[Stored records]
━━━━━━

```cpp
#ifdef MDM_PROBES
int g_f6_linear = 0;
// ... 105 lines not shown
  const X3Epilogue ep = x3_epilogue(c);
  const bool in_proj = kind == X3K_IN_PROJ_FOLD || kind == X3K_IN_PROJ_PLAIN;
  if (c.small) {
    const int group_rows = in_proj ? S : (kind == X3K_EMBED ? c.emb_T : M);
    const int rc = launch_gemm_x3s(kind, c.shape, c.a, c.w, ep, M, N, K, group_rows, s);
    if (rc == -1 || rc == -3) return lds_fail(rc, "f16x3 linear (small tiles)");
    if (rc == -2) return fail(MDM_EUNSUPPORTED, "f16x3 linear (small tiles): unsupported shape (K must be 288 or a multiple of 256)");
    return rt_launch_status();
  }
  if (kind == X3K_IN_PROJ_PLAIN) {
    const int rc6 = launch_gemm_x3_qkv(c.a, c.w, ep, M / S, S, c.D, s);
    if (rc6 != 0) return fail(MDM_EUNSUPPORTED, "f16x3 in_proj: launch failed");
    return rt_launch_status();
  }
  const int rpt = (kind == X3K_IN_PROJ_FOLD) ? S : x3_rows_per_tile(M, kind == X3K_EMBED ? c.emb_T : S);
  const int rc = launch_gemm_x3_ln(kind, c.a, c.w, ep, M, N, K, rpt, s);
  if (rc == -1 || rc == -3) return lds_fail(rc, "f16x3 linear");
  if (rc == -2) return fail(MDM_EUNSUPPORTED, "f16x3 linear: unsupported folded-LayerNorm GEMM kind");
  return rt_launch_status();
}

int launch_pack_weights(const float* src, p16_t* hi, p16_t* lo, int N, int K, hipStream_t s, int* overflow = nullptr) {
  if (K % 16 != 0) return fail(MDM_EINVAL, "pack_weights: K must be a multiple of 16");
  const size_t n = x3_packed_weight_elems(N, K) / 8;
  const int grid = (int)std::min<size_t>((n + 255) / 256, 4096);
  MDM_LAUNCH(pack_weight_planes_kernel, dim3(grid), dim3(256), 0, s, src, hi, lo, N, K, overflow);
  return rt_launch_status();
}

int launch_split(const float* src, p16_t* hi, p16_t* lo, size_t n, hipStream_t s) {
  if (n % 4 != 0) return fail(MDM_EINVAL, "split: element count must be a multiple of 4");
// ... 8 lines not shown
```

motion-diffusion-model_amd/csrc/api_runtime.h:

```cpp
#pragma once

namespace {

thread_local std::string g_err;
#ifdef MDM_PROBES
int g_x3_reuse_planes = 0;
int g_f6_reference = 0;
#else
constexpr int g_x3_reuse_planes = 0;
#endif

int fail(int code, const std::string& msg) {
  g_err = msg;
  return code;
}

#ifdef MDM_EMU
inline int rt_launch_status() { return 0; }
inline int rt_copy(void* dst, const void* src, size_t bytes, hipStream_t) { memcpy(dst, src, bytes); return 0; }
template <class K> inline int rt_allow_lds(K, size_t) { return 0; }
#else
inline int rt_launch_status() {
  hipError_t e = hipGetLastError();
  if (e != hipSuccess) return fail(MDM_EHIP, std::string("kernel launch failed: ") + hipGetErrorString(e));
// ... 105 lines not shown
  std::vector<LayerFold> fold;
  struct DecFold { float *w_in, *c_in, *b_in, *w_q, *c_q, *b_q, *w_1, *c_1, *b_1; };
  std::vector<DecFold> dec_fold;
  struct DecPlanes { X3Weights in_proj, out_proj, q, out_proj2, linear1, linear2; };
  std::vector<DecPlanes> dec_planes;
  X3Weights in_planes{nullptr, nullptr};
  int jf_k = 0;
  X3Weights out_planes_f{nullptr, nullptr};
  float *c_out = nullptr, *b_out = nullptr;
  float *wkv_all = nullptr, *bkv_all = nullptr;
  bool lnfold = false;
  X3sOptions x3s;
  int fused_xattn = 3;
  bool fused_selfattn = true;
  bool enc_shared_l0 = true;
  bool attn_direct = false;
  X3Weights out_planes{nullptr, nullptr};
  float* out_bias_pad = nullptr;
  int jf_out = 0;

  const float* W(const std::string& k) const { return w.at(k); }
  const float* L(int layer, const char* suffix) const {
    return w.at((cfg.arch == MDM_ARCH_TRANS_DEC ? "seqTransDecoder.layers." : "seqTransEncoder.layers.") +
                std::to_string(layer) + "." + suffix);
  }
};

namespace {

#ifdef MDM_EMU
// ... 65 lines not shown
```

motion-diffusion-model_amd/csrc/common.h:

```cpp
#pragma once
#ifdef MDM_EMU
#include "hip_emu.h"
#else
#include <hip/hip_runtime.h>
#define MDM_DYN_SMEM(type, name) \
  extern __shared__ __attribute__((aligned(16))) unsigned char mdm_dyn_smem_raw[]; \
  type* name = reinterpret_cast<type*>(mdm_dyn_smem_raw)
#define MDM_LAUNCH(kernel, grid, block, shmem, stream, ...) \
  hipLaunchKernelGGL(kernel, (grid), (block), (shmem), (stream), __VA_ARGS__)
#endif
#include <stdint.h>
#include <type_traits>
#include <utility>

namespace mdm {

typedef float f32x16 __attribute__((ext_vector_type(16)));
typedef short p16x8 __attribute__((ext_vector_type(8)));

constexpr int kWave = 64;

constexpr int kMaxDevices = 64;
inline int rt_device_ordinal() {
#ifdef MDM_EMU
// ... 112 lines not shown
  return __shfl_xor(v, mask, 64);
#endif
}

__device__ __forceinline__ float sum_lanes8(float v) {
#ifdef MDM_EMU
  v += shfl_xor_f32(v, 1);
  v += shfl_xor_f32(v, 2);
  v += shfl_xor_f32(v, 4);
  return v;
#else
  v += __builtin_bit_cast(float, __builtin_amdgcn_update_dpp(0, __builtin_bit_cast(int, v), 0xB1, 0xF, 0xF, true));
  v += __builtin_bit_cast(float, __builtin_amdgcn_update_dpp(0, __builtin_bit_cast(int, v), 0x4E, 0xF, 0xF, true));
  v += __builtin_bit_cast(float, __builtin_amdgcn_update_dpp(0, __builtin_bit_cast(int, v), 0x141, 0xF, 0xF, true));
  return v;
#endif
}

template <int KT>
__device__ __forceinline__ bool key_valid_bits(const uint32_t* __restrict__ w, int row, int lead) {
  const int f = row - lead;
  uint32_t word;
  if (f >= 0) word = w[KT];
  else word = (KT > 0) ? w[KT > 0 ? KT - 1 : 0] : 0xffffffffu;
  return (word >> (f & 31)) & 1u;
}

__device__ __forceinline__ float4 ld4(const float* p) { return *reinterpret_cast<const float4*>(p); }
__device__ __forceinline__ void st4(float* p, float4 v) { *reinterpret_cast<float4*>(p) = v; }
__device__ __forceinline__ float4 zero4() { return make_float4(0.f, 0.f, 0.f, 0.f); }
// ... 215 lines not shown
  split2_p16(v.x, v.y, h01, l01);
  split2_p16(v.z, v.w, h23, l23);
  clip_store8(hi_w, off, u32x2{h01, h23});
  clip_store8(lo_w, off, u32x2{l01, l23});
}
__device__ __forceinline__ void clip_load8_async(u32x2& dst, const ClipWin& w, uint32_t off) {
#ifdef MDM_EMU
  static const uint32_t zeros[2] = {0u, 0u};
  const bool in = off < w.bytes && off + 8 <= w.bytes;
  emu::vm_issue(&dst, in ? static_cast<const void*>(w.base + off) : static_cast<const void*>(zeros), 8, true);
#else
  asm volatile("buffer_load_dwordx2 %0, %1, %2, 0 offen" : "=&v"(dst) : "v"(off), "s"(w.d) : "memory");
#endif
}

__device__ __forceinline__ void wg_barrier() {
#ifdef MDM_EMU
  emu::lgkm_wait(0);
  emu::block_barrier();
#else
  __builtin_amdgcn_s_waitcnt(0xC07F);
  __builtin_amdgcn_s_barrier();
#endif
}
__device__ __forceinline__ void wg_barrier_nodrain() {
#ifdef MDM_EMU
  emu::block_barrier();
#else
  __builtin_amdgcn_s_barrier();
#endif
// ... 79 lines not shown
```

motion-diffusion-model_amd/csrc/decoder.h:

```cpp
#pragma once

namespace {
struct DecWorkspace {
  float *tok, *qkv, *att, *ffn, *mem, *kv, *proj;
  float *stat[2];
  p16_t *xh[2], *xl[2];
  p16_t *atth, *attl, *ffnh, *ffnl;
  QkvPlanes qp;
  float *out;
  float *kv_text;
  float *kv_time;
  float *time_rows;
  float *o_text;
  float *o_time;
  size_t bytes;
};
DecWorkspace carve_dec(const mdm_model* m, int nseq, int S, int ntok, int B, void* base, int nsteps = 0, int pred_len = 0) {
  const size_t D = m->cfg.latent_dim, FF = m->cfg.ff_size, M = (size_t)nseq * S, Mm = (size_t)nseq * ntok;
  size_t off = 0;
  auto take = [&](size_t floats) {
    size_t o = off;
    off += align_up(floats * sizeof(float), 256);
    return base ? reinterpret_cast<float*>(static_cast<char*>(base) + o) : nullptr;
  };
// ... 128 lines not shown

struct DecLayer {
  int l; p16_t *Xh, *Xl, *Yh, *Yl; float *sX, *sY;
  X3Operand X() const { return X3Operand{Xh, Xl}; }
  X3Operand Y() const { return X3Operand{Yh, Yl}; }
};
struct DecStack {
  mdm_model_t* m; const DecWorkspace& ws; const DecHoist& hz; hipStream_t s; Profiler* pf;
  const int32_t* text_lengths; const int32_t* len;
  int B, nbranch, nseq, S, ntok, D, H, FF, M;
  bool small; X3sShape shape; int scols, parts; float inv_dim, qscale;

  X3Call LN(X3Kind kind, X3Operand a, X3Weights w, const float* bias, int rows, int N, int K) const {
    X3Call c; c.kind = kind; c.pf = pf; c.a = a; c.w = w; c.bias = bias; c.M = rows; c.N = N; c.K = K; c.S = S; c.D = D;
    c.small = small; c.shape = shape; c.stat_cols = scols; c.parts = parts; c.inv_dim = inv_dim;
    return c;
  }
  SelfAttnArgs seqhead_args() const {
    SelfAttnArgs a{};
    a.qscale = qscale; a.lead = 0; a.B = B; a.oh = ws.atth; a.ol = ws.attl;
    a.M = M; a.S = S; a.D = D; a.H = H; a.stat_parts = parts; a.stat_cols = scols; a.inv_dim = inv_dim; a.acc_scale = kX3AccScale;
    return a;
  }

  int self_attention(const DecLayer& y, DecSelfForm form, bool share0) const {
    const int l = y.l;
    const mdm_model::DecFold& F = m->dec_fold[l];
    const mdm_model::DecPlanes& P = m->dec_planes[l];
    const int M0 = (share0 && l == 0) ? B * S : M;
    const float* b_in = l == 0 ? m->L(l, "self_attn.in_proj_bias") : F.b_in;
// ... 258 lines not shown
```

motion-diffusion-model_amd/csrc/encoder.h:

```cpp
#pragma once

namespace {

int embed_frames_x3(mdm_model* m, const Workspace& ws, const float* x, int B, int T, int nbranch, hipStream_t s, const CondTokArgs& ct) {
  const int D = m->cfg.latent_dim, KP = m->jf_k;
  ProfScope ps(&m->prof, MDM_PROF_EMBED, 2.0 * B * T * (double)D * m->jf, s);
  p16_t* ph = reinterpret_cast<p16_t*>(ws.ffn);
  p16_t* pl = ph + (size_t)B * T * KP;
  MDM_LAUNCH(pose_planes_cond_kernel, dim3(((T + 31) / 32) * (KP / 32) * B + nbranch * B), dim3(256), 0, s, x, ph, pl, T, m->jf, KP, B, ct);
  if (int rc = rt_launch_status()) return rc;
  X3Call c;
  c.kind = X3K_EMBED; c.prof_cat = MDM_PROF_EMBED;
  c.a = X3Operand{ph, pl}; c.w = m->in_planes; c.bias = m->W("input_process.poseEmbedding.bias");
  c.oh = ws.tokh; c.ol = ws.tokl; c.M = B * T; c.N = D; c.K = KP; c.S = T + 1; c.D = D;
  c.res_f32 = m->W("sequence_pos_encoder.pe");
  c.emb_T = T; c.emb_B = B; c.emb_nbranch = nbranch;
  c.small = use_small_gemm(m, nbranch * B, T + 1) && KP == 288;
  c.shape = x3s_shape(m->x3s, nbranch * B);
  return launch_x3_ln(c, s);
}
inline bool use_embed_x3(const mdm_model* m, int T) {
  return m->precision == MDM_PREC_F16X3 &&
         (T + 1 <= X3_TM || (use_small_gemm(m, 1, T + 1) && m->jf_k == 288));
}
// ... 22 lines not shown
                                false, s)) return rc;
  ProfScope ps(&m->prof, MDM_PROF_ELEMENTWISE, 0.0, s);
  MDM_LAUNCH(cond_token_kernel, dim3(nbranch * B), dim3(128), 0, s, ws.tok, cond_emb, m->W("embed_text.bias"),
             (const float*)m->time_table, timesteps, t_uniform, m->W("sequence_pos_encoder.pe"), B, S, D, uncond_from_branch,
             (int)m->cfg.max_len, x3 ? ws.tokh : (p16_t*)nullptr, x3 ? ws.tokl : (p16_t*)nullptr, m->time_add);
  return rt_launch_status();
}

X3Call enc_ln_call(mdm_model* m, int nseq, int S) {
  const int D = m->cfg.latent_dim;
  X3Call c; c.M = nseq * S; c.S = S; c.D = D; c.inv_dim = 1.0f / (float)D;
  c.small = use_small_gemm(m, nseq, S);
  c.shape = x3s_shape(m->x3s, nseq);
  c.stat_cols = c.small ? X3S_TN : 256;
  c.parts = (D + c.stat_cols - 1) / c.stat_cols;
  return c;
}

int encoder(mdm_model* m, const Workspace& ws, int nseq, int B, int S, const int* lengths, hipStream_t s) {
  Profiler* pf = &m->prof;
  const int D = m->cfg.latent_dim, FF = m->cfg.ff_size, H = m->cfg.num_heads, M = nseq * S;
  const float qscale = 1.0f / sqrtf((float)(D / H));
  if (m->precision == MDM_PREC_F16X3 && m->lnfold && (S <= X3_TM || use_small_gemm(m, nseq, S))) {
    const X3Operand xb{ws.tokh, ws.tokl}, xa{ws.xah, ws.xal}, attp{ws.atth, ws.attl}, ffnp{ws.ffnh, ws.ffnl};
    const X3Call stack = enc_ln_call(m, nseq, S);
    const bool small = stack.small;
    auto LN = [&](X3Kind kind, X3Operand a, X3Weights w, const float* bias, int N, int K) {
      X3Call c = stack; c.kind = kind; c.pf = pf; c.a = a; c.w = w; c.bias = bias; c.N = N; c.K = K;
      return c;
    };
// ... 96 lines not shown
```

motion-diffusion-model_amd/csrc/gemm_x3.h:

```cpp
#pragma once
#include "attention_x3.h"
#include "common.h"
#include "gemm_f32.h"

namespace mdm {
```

━━━━━━

[WORK ORDER] The word "ProfScope" appears in some lines above. Return every one of those lines.

[YOUR SOLUTION]
  ProfScope ps(&m->prof, MDM_PROF_EMBED, 2.0 * B * T * (double)D * m->jf, s);
  ProfScope ps(&m->prof, MDM_PROF_ELEMENTWISE, 0.0, s);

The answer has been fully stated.